Apples and Oranges are, On Average, Orangey

…if your study follows five hundred oranges and ten apples.

There’s yet another bang-up job of scientific/medical reporting in the Guardian today, entitled ‘Home Births are Good for Mother, Riskier for Babies, Study Says’. The article reports that a US study of home birth mortality/morbidity statistics shows that home births lessen the likelihood of interventions that are detrimental to the health of the mother, but triple the risk of death for the baby.
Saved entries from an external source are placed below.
struct WindowReader {
    const uint32_t *q;
    int64_t stride;
    int a8;
    uint32_t lo, hi, nx;
    __device__ __forceinline__ WindowReader() : q(nullptr), stride(0), a8(0), lo(0), hi(0), nx(0) {}
    __device__ __forceinline__ WindowReader(const uint32_t *base, int64_t stride_, int a8_)
        : q(base), stride(stride_), a8(a8_) {
        lo = q[0]; hi = q[stride]; nx = q[2 * stride];
    }
    __device__ __forceinline__ int operator()(int j) {
        const int k = j - 1;
        if (k > 0 && (k & 3) == 0) { lo = hi; hi = nx; nx = q[(int64_t)(k / 4 + 2) * stride]; }
        return (int)(((((uint64_t)hi << 32) | lo) >> (8 * (k & 3) + a8)) & 0xFFu);
    }
};

template <int RPL>
struct AdapterRegs {
    uint32_t w[RPL / 4];
    __device__ __forceinline__ void load(const uint32_t *src) {
#pragma unroll
        for (int k = 0; k < RPL / 4; ++k) w[k] = __builtin_amdgcn_readfirstlane(src[k]);
    }
    __device__ __forceinline__ int operator()(int s) const {
        return (int)((w[(s - 1) >> 2] >> (8 * ((s - 1) & 3))) & 0xFFu);
    }
};

__device__ __forceinline__ void store_result(int32_t *out, int64_t stride, int64_t idx,
                                             const pcabi::Result &r) {
    out[0 * stride + idx] = r.rs;
    out[1 * stride + idx] = r.re;
    out[2 * stride + idx] = r.as;
    out[3 * stride + idx] = r.ae;
    out[4 * stride + idx] = r.score;
    out[5 * stride + idx] = r.m;
    out[6 * stride + idx] = r.l1;
    out[7 * stride + idx] = r.l2;
}

__device__ __forceinline__ pcabi::Result empty_result() {
    pcabi::Result r;
    r.rs = -1; r.re = 0; r.as = -1; r.ae = 0;
    r.score = (int)0x80000000; r.m = 0; r.l1 = 0; r.l2 = 0;
    return r;
}

constexpr int kTabW = pcabi::pk::TAB_W;

struct LdsRow {
    const int32_t *p;
    __device__ __forceinline__ int32_t operator()(int s) const { return p[s - 1]; }
    __device__ __forceinline__ void quad(int q, int32_t *dst) const {
        const int4 v = *reinterpret_cast<const int4 *>(p + 4 * q);
        dst[0] = v.x; dst[1] = v.y; dst[2] = v.z; dst[3] = v.w;
    }
};

template <int RPL, typename Y = pcabi::pk::Lay<RPL>>
__device__ __forceinline__ void fill_wave_tab(const KParams &p, int a_local, int L, int32_t *wave_tab) {
    const int off = RPL - L;
    const int lane = threadIdx.x & 63;
    for (int e = lane; e < kTabW * RPL; e += 64) {
        const int c = e / RPL, srow = e % RPL + 1;
        const uint32_t *ap = p.adp_pad + (int64_t)a_local * (RPL / 4);
        auto code = [&](int sl) { return (int)((ap[(sl - 1) / 4] >> (8 * ((sl - 1) & 3))) & 0xFFu); };
        wave_tab[e] = pcabi::pk::sub_key<RPL, decltype(code), Y>(srow, c, code, off, p.sc);
    }
    __syncthreads();
}

template <int RPL>
__device__ __forceinline__ void fill_wave_tab_shift(const KParams &p, int a_local, int L, int32_t *wave_tab) {
    const int off = RPL - L;
    const int lane = threadIdx.x & 63;
    for (int e = lane; e < kTabW * RPL; e += 64) {
        const int c = e / RPL, srow = e % RPL + 1;
        const uint32_t *ap = p.adp_pad + (int64_t)a_local * (RPL / 4);
        auto code = [&](int sl) { return (int)((ap[(sl - 1) / 4] >> (8 * ((sl - 1) & 3))) & 0xFFu); };
        wave_tab[e] = pcabi::pk::sub_key_shift<RPL>(srow, c, code, off, p.sc);
    }
    __syncthreads();
}

template <int RPL>
__device__ __forceinline__ void fill_wave_tab_pshift(const KParams &p, int a_local, int L, int32_t *wave_tab) {
    const int off = RPL - L;
    const int lane = threadIdx.x & 63;
    for (int e = lane; e < kTabW * RPL; e += 64) {
        const int c = e / RPL, srow = e % RPL + 1;
        const uint32_t *ap = p.adp_pad + (int64_t)a_local * (RPL / 4);
        auto code = [&](int sl) { return (int)((ap[(sl - 1) / 4] >> (8 * ((sl - 1) & 3))) & 0xFFu); };
        wave_tab[e] = pcabi::pk::sub_key_pshift<RPL>(srow, c, code, off, p.sc);
    }
    __syncthreads();
}

template <int RPL>
__device__ __forceinline__ void fill_wave_tab_long(const KParams &p, int a_local, int L, int32_t *wave_tab) {
    const int off = RPL - L;
    const int lane = threadIdx.x & 63;
    const uint32_t *ap = p.adp_pad + (int64_t)a_local * (RPL / 4);
    auto code = [&](int sl) { return (int)((ap[(sl - 1) / 4] >> (8 * ((sl - 1) & 3))) & 0xFFu); };
    for (int e = lane; e < kTabW * RPL; e += 64) {
        const int c = e / RPL, srow = e % RPL + 1;
        wave_tab[e] = pcabi::pk::sub_key<RPL, decltype(code), pcabi::pk::LayL<RPL, 0>>(srow, c, code, off, p.sc);
        wave_tab[kTabW * RPL + e] =
            pcabi::pk::sub_key<RPL, decltype(code), pcabi::pk::LayL<RPL, 1>>(srow, c, code, off, p.sc);
    }
    __syncthreads();
}

constexpr int kShift4MaxRows = 24;

template <int RPL, bool AFFINE, int KIND>
__device__ __forceinline__ void run_lane(const KParams &p, int a_local, int64_t w, int64_t out_idx,
                                         int32_t *wave_tab, int64_t tile_off) {
    AdapterRegs<RPL> adp;
    if constexpr (KIND != LONG) adp.load(p.adp_pad + (int64_t)a_local * (RPL / 4));
    const int L = __builtin_amdgcn_readfirstlane(p.adp_len[a_local]);
    if constexpr (KIND == PACKED) fill_wave_tab<RPL>(p, a_local, L, wave_tab);
    if constexpr (KIND == TAGGED) fill_wave_tab<RPL, pcabi::pk::LayT<RPL>>(p, a_local, L, wave_tab);
    if constexpr (KIND == SHIFT) fill_wave_tab_shift<RPL>(p, a_local, L, wave_tab);
    if constexpr (KIND == PSHIFT) fill_wave_tab_pshift<RPL>(p, a_local, L, wave_tab);
    if constexpr (KIND == LONG) fill_wave_tab_long<RPL>(p, a_local, L, wave_tab);
    if (w < 0) return;
    const int n = p.win_len[w];
    pcabi::Result r;
    bool uniform = false;
    if constexpr (KIND == SHIFT) {
        const int n0 = __builtin_amdgcn_readfirstlane(n);
        const int P = __builtin_amdgcn_readfirstlane(p.shift_p);
        if (RPL <= kShift4MaxRows && n0 > 0 && (P & 3) == 0 && __builtin_amdgcn_ballot_w64(n != n0 || tile_off < 0) == 0) {
            const uint32_t *base = p.tiles + tile_off + (threadIdx.x & 255);
            auto tr = [&](int q) { return base[(int64_t)q * 256]; };
            auto tabfn = [&](int rc) { return LdsRow{wave_tab + rc * RPL}; };
            r = pcabi::align_lane_shift4<RPL>(tr, n0, tabfn, L, p.sc, P, p.shift_b);
            uniform = true;
        }
    }
    if (uniform) {
    } else if (n <= 0) {
        r = empty_result();
    } else {
        WindowReader rd = tile_off >= 0
            ? WindowReader(p.tiles + tile_off + (threadIdx.x & 255), 256, 0)
            : [&] {
                  const uint8_t *b = p.codes + p.win_off[w];
                  const int a0 = (int)((uintptr_t)b & 3);
                  return WindowReader(reinterpret_cast<const uint32_t *>(b - a0), 1, 8 * a0);
              }();
        if constexpr (KIND == PACKED) {
            auto tabfn = [&](int rc) { return LdsRow{wave_tab + rc * RPL}; };
            r = pcabi::align_lane_packed<(RPL <= pcabi::pk::MAX_RPL ? RPL : 4), AFFINE>(rd, n, tabfn, L, p.sc);
        } else if constexpr (KIND == TAGGED) {
            static_assert(RPL <= 32 && AFFINE, "run-tagged layout: affine buckets of <= 32 rows");
            auto tabfn = [&](int rc) { return LdsRow{wave_tab + rc * RPL}; };
            r = pcabi::align_lane_packed<RPL, true, false, pcabi::pk::LayT<RPL>>(rd, n, tabfn, L, p.sc);
        } else if constexpr (KIND == SHIFT) {
            static_assert(RPL <= 32 && AFFINE, "gap-extend frame: affine buckets of <= 32 rows");
            auto tabfn = [&](int rc) { return LdsRow{wave_tab + rc * RPL}; };
            r = pcabi::align_lane_shift<RPL>(rd, n, tabfn, L, p.sc, p.shift_p, p.shift_b);
        } else if constexpr (KIND == PSHIFT) {
            static_assert(RPL >= 36 && RPL <= 64 && AFFINE, "packed gap-extend frame: affine buckets of 36..64 rows");
            auto tabfn = [&](int rc) { return LdsRow{wave_tab + rc * RPL}; };
            r = pcabi::align_lane_pshift<RPL>(rd, n, tabfn, L, p.sc, p.shift_p, p.shift_b);
        } else if constexpr (KIND == LONG) {
            WindowReader rd1 = rd;
            auto tab0 = [&](int rc) { return LdsRow{wave_tab + rc * RPL}; };
            auto tab1 = [&](int rc) { return LdsRow{wave_tab + kTabW * RPL + rc * RPL}; };
            r = pcabi::align_lane_packed_long<RPL, AFFINE>(rd, rd1, n, tab0, tab1, L, p.sc);
        } else if constexpr (KIND == FAST) {
            r = pcabi::align_lane_fast<RPL, AFFINE>(rd, n, adp, L, p.sc);
        } else {
            r = pcabi::align_lane_generic<RPL, AFFINE>(rd, n, adp, L, p.sc);
        }
    }
    if (p.compat) {
        int en_match = 0;
        if (r.rs >= 0 && r.diag_en && r.l1 > 0) {
            const uint8_t *ab = reinterpret_cast<const uint8_t *>(p.adp_pad + (int64_t)a_local * (RPL / 4));
            en_match = p.codes[p.win_off[w] + r.re] == ab[RPL - L + r.ae];
        }
        p.compat[out_idx] = pcabi::compat_flag(r, n, en_match);
        return;
    }
    store_result(p.out, p.out_stride, out_idx, r);
}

The researchers pulled together data from studies in the US and in Europe, including two from the UK. They considered a total of 342,056 planned home births and 207,551 planned hospital births.

So, what’s my problem with this? Well it’s simple: UK midwives are university trained and nationally certified. They are hospital affiliated and most NHS trusts have thorough, detailed home birth plans in place that, among other things, bring women/babies rapidly into specialist care in case of complication.

In the US, certification differs state-by-state, with some states allowing anyone at all, regardless of training (or lack of) to call themselves ‘midwives’; and midwives, as a general rule, have no affiliation with any hospital or obstetric team, which means that, if an emergency arises, american home birth women dial 911 and wait for an all-purpose ambulance to take them to a medical team with no prior knowledge of their circumstances, prenatal history, etc.

In short, the lot of home birth women in these two countries are practically as different as they could possibly be. Safety and efficacy conclusions based on averages across the two systems are *totally meaningless*–especially when we don’t even know how many studies came from each.  (thank you, Guardian! Bang-up reporting!)

8 thoughts on “Apples and Oranges are, On Average, Orangey

  1. In fairness, this isn’t a feminist issue. The Guardian’s science reporting is lousy across the board. :-P

  2. And in some US states, midwife-assisted homebirth is illegal, which must really skew the statistics for those states.

    Carl: True, and no newspaper seems to have good science reporting, but it’s strange how the worst science reporting often seems reserved for those studies which can be reported to reinforce existing prejudices

  3. Good point.

    One aspect of bad reporting, is that you can only report what you think you understand, which will of course be biased towards conventional prejudices. So, if a study goes against “commonsense” it won’t be understood or reported, or if it is reported, it will be misinterpreted as reinforcing commonsense.

  4. I just wanted to make two points-

    I haven’t been able to find what the selection criteria for the birthing moms (other than birth location) was. Ethical and competent midwives don’t deliver high-risk babies at home, and always work with enough staff and medical back-up.

    Also- the representation of midwifery in the post here isn’t quite accurate. This link might be helpful:

    American midwives do, as a rule, have relationships with hospitals and work with back-up. They go through training either as certified nurse midwives or direct entry midwives, and are licensed and regulated in many states. There are, unfortunately, still states where all midwifery is illegal. But the situation described in this post is not indicative of the professionalism of American midwives.

  5. Slightly on the side, the Netherlands (which has an EXCELLENT midwife training and pre and post natal support system, and around 30 percent of home birthing) is also getting increasingly worried about whether home birthing is such a great idea – despite historically huge support for this practice from within and outside the medical community.

    It is difficult to disentangle the data from the factor of increasing age of (first) mothers, but the data seem to indicate that the NL has unusually bad perinatal mortality by EU standards and for its level of development, etc… So there maybe something in it – although this has nothing to do of course with the point that this was bogus reporting. Maybe the Guardian would like to look at some Dutch studies though?

  6. amanda- a very late reply, indeed, but all the same… i definitely didn’t mean to be taking a jab at the professionalism of american midwives, just so you know. to my mind, the problem (and i think it’s a big one) is the american healthcare system’s failure to support midwifery. second, thanks excellent much for this link. very interesting to be able to see, state-by-state, what the situation is. i think, tho, that the point still stands re this meta-analysis: they’re combining data across a whole spectrum of midwifery/regulatory systems. it’s just not possible to draw any safety conclusions at all from this.